— PROMPT —
For the listing below, show each line that includes the string "trans".

— PROVIDED INFORMATION —
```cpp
int bx_prepare_mlp(rlx_ctx* ctx, const rlx_mlp_desc& d, const MlpLayout& L, const float* params, bool with_bwd, hipStream_t st);
void bx_release(rlx_ctx* ctx);
struct BxNetSpec {
  const rlx_mlp_desc* d;
  const float* params;
  bool with_bwd;
  bool first_layer;
};
int bx_prepare_nets(rlx_ctx* ctx, const BxNetSpec* nets, int n_nets, hipStream_t st, ScratchSlot slot = SL_WFRAG, bool launch = true);
struct BxMat {
  const float* W;
  int K, N;
  bool fwd, trans;
};
int bx_prepare_mats(rlx_ctx* ctx, const BxMat* mats, int n, hipStream_t st);
void bx_release_all(rlx_ctx* ctx);
const void* bx_lookup(const rlx_ctx* ctx, const float* W, int trans, int K, int N);
bool bx_twin_usable(const rlx_ctx* ctx, int64_t M, int N);
int bx_launch_fwd(rlx_ctx* ctx, const float* A, const void* img, const float* bias, float* C, int64_t M, int N, int K, int act,
                  hipStream_t st, int lda, const int32_t* m_dev, const Twin* tw = nullptr);
int bx_launch_dx(rlx_ctx* ctx, const float* dZ, const void* img, float* HD, int64_t M, int N, int Kd, int ldo, int act, int apply,
                 hipStream_t st, const Twin* tw = nullptr, const float* hsrc = nullptr);
bool bx_dw_usable(const rlx_ctx* ctx, int64_t M, int Kd, int ldh, int N);
int bx_launch_dw(rlx_ctx* ctx, const float* Hp, const float* dZ, float* pW, float* pB, int64_t M, int Kd, int ldh, int N,
                 int64_t Mc, int S, int ntk, int ntn, hipStream_t st, const Twin* tw = nullptr);
struct BxDwRecompute {
  const float* X = nullptr;
  const void* W1x = nullptr;
  const float* b1 = nullptr;
  const float* g = nullptr;
  const float* be = nullptr;
  const float* stats = nullptr;
  const uint32_t* xmax = nullptr;
  const void* W1x1 = nullptr;
  const float* stats1 = nullptr;
  int64_t pdelta1 = 0;
  int O = 0, NT1 = 16;
};
struct BxDwJob {
  const float* Hp;
  const float* dZ;
  float *pW, *pB;
  int Kd, ldh, N;
  int64_t Mc;
  int S, ntk, ntn;
  const BxDwRecompute* rc = nullptr;
};
int bx_launch_dw2(rlx_ctx* ctx, const BxDwJob& j0, const BxDwJob& j1, int64_t M, hipStream_t st, const Twin* tw0 = nullptr,
                  const Twin* tw1 = nullptr);


struct BxEmitLayer {
  int64_t w_off;
  int in, out;
  void* nn;
  void* tt;
  int nt_nn, nt_tt;
};
struct BxEmit {
  int n;
  BxEmitLayer l[3];
};
BxEmit bx_emit_table(const rlx_ctx* ctx, const rlx_mlp_desc& d, const float* params);
int launch_clip_adam(float* params, const float* grads, float* m, float* v, int64_t n, const float* sumsq_partials,
                     int n_partials, int64_t step, float lr, float max_norm, float b1, float b2, float eps,
                     float* norm_out, hipStream_t st, const float* sched_dev = nullptr, const BxEmit* emit = nullptr,
                     float* polyak_target = nullptr, float tau = 0.f,
                     float weight_decay = 0.f,
                     int clip_mode = 0);
int launch_clip_adam2(float* p0, const float* g0, float* m0, float* v0, int64_t n0, const float* part0, int np0, float* norm0,
                      const BxEmit* e0, float* p1, const float* g1, float* m1, float* v1, int64_t n1, const float* part1, int np1,
                      float* norm1, const BxEmit* e1, int64_t step, float lr, float max_norm, float b1, float b2, float eps,
                      hipStream_t st, const float* sched_dev = nullptr);
int launch_sumsq_partials2(const float* g0, int64_t n0, float* part0, int* np0, const float* g1, int64_t n1, float* part1, int* np1,
                           hipStream_t st);
int clip_adam_step(rlx_ctx* ctx, float* params, const float* grads, float* m, float* v, int64_t n_params, int64_t step, float lr,
                   float max_grad_norm, float b1, float b2, float eps, float* grad_norm_out, hipStream_t st, const BxEmit* emit);
void adam_schedule_entry(float* out3, int64_t step, float lr, float b1, float b2);
// ... 4 lines not shown
```

### rl-x_amd/csrc/ppo.hip

```cpp
#include "ppo_internal.h"
#include "gemm_bx.h"
#include "dist.h"

namespace rlx {

constexpr float LOG_2PI = 1.8378770664093453f;
constexpr float HALF_LOG_2PIE = 1.4189385332046727f;
constexpr int HEAD_ROWS = 64;

__global__ __launch_bounds__(256) void k_gather(const float* __restrict__ states, const float* __restrict__ actions,
                                                const float* __restrict__ logp, const float* __restrict__ returns,
                                                const float* __restrict__ adv, const int32_t* __restrict__ idx,
                                                float* __restrict__ mb_x, float* __restrict__ mb_a,
                                                float* __restrict__ aux, const int32_t* __restrict__ valid_rows,
                                                int64_t mb, int O, int A, const float* __restrict__ cstates,
                                                float* __restrict__ mb_xc, int Oc) {
  const int64_t nv = valid_rows ? (int64_t)*valid_rows : mb;
  const int64_t nx = mb * O, na = mb * A, nxc = cstates ? mb * Oc : 0;
  const int64_t total = nx + na + mb + nxc;
  for (int64_t e = (int64_t)blockIdx.x * 256 + threadIdx.x; e < total; e += (int64_t)gridDim.x * 256) {
    if (e >= nx + na + mb) {
      const int64_t f = e - nx - na - mb;
      const int64_t r = f / Oc;
      const int d = (int)(f - r * Oc);
// ... 1153 lines not shown
    if (REFILL) {                                                                                                     \
      _Pragma("unroll") for (int j = 0; j < JW; ++j) _Pragma("unroll") for (int p = 0; p < X_NP; ++p)                  \
          bc[u][j][p] = wt[(int64_t)((QU) + PFC) * wstep + (j * X_NP + p) * 64];                                       \
    }                                                                                                                 \
    __builtin_amdgcn_sched_barrier(0);                                                                                \
  }
    static_assert(NBC % PFC == 0 && NBC >= PFC, "phase C: whole groups of PFC blocks");
#pragma unroll 1
    for (int q = 0; q < NBC - PFC; q += PFC) {
#pragma unroll
      for (int u = 0; u < PFC; ++u) T32C_BLOCK(q + u, true)
    }
#pragma unroll
    for (int u = 0; u < PFC; ++u) T32C_BLOCK(NBC - PFC + u, false)
#undef T32C_BLOCK
    const float so2 = X_WINV / gs;
#pragma unroll
    for (int j = 0; j < JW; ++j) {
      const int col = (w * JW + j) * 32 + li;
      float* cb = n.dZ2 + (m0 + 4 * lh) * N2 + col;
      const char* hb = H2P + (4 * lh) * HROW + col * 2;
#pragma unroll
      for (int rr = 0; rr < 16; ++rr) {
        const int rho = (rr & 3) + 8 * (rr >> 2);
        const _Float16 hi = *reinterpret_cast<const _Float16*>(hb + rho * HROW);
        const _Float16 lo = *reinterpret_cast<const _Float16*>(hb + rho * HROW + HPL);
        const float h2 = ((float)hi + (float)lo) * X_AINV;
        cb[(int64_t)rho * N2] = acc[j][rr] * so2 * act_grad_t<ACT>(h2);
      }
    }
  }
}

template <int ACT, int N2>
__global__ __launch_bounds__(256, 2) void k_tail32_bx(TailNet p, TailNet c, const float* __restrict__ mb_a,
                                                      const float* __restrict__ aux, const double* __restrict__ stats,
                                                      float* __restrict__ metrics, int64_t M, float inv_mb, float clip,
                                                      float ent_coef, float critic_coef, const int32_t* __restrict__ valid_rows,
                                                      float gs, int both, int which) {
  extern __shared__ __attribute__((aligned(16))) char tl32_smem[];
  const bool critic = both ? blockIdx.y != 0 : which != 0;
  if (!critic)
    tail32_body<true, ACT, N2>(p, tl32_smem, mb_a, aux, stats, metrics, M, inv_mb, clip, ent_coef, critic_coef, valid_rows, gs);
  else
    tail32_body<false, ACT, N2>(c, tl32_smem, mb_a, aux, stats, metrics, M, inv_mb, clip, ent_coef, critic_coef, valid_rows, gs);
}

static inline int tail_rows(const rlx_ctx* ctx, int N2, int act, int64_t mb) {
  const bool can32 = N2 == 256 && act == RLX_ACT_ELU && mb % T32_ROWS == 0;
  const bool want32 = ctx->ppo_tail == 2 || (ctx->ppo_tail < 0 && (mb <= 8192 || mb > 16384));
  return (can32 && want32) ? T32_ROWS : HEAD_ROWS;
}

static bool tail_shape_ok(const rlx_ctx* ctx, const rlx_mlp_desc& d, int64_t mb, const rlx_ppo_hparams& hp) {
  return ctx->ppo_tail && ctx->gemm_bx && !hp.discrete_actions && d.n_hidden == 3 && d.hidden[2] == TL_K3 && d.hidden[1] % G_BN == 0 &&
         d.hidden[1] <= 512 && d.out_dim <= 8 && mb >= 4096 && mb % HEAD_ROWS == 0;
}

static int launch_tail(rlx_ctx* ctx, const TailNet* p, const TailNet* c, const MbScratch& s, float* metrics, int64_t mb, int N2,
                       int mb_global, const rlx_ppo_hparams& hp, int act, hipStream_t st) {
  const TailNet dummy{};
  const TailNet& tp = p ? *p : dummy;
  const TailNet& tc = c ? *c : dummy;
  const int both = (p && c) ? 1 : 0, which = p ? 0 : 1;
  const float gs = bx_grad_scale(mb_global);
  const float inv_mb = 1.0f / (float)mb_global;
  const size_t lds = 2 * X_OPER + (size_t)HEAD_ROWS * TL_TS * sizeof(float);
  const double nets = both ? 2.0 : 1.0;
  ProfScope prof(s.valid_rows ? nullptr : ctx, PK_TAIL, nets * 4.0 * (double)mb * N2 * TL_K3, st,
                 nets * 4.0 * ((double)mb * (2 * N2 + TL_K3) + 2.0 * N2 * TL_K3), mb, TL_K3, N2, 1);
  if (tail_rows(ctx, N2, act, mb) == T32_ROWS) {
    constexpr int HPL = T32_ROWS * (2 * 256 + 16), DPL = T32_ROWS * (2 * TL_K3 + 16);
    constexpr int TREG = (T32_ROWS * TL_TS * 4 > 2 * DPL) ? T32_ROWS * TL_TS * 4 : 2 * DPL;
    const size_t lds32 = 2 * HPL + TREG + ((size_t)TL_K3 * 8 + 2 * T32_ROWS * 8 + 16 + 2 * TL_K3 * 8) * sizeof(float);
    static AttrOnce attr32;
    if (!attr32.done()) {
      RLX_HIP_TRY(hipFuncSetAttribute(reinterpret_cast<const void*>(k_tail32_bx<RLX_ACT_ELU, 256>),
                                      hipFuncAttributeMaxDynamicSharedMemorySize, 160 * 1024));
      attr32.mark();
    }
    RLX_PLAUNCH((k_tail32_bx<RLX_ACT_ELU, 256>), dim3((unsigned)(mb / T32_ROWS), both ? 2 : 1), dim3(256), lds32, st, tp, tc, s.mb_a,
                s.aux, s.stats, metrics, mb, inv_mb, hp.clip_range, hp.entropy_coef, hp.critic_coef, s.valid_rows, gs, both, which);
    RLX_LAUNCH_CHECK();
    return RLX_OK;
  }
#define RLX_TAIL_LAUNCH(ACTV)                                                                                        \
  {                                                                                                                  \
    static AttrOnce attr_set;                                                                                          \
    if (!attr_set.done()) {                                                                                                 \
      RLX_HIP_TRY(hipFuncSetAttribute(reinterpret_cast<const void*>(k_tail_bx<ACTV>),                                \
                                      hipFuncAttributeMaxDynamicSharedMemorySize, 160 * 1024));                      \
      attr_set.mark();                                                                                                 \
    }                                                                                                                \
    RLX_PLAUNCH((k_tail_bx<ACTV>), dim3((unsigned)(mb / HEAD_ROWS), both ? 2 : 1), dim3(256), lds, st, tp, tc, s.mb_a, s.aux,   \
                s.stats, metrics, mb, N2, inv_mb, hp.clip_range, hp.entropy_coef, hp.critic_coef, s.valid_rows, gs, both,      \
                which);                                                                                              \
  }
  if (act == RLX_ACT_ELU) RLX_TAIL_LAUNCH(RLX_ACT_ELU)
  else if (act == RLX_ACT_TANH) RLX_TAIL_LAUNCH(RLX_ACT_TANH)
  else RLX_TAIL_LAUNCH(RLX_ACT_RELU)
#undef RLX_TAIL_LAUNCH
  RLX_LAUNCH_CHECK();
  return RLX_OK;
}

template <bool POLICY>
// ... 23 lines not shown
      RLX_HIP_TRY(hipFuncSetAttribute(reinterpret_cast<const void*>(k_head_loss_fast<POLICY, KQV>),              \
                                      hipFuncAttributeMaxDynamicSharedMemorySize, 160 * 1024));                 \
      attr_set.mark();                                                                                            \
    }                                                                                                           \
    RLX_PLAUNCH((k_head_loss_fast<POLICY, KQV>), dim3(nb), dim3(256), lds, st, H, W, b, logstd, s.mb_a, s.aux,          \
                s.stats, s.head_part, metrics, mb, A, PS, inv_mb, hp.clip_range, hp.entropy_coef, hp.critic_coef,        \
                act, s.valid_rows);                                                                             \
  }
    if (K == 64) RLX_HL_FAST(16)
    else if (K == 128) RLX_HL_FAST(32)
    else RLX_HL_FAST(64)
#undef RLX_HL_FAST
    RLX_LAUNCH_CHECK();
    return RLX_OK;
  }
  const size_t lds = ((size_t)HEAD_ROWS * (K + 1) + (size_t)K * A + 2 * (size_t)HEAD_ROWS * A + 2 * A) * sizeof(float);
  RLX_REQUIRE(lds <= 160 * 1024, RLX_EUNSUP, "ppo head: last hidden layer too wide for the LDS-staged head kernel");
  hipLaunchKernelGGL(k_head_loss<POLICY>, dim3(nb), dim3(256), lds, st, H, W, b, logstd, s.mb_a, s.aux, s.stats, s.head_part,
                     metrics, mb, K, A, PS, inv_mb, hp.clip_range, hp.entropy_coef, hp.critic_coef, act, s.valid_rows);
  RLX_LAUNCH_CHECK();
  return RLX_OK;
}
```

— EXPECTED OUTPUT —
  bool fwd, trans;
const void* bx_lookup(const rlx_ctx* ctx, const float* W, int trans, int K, int N);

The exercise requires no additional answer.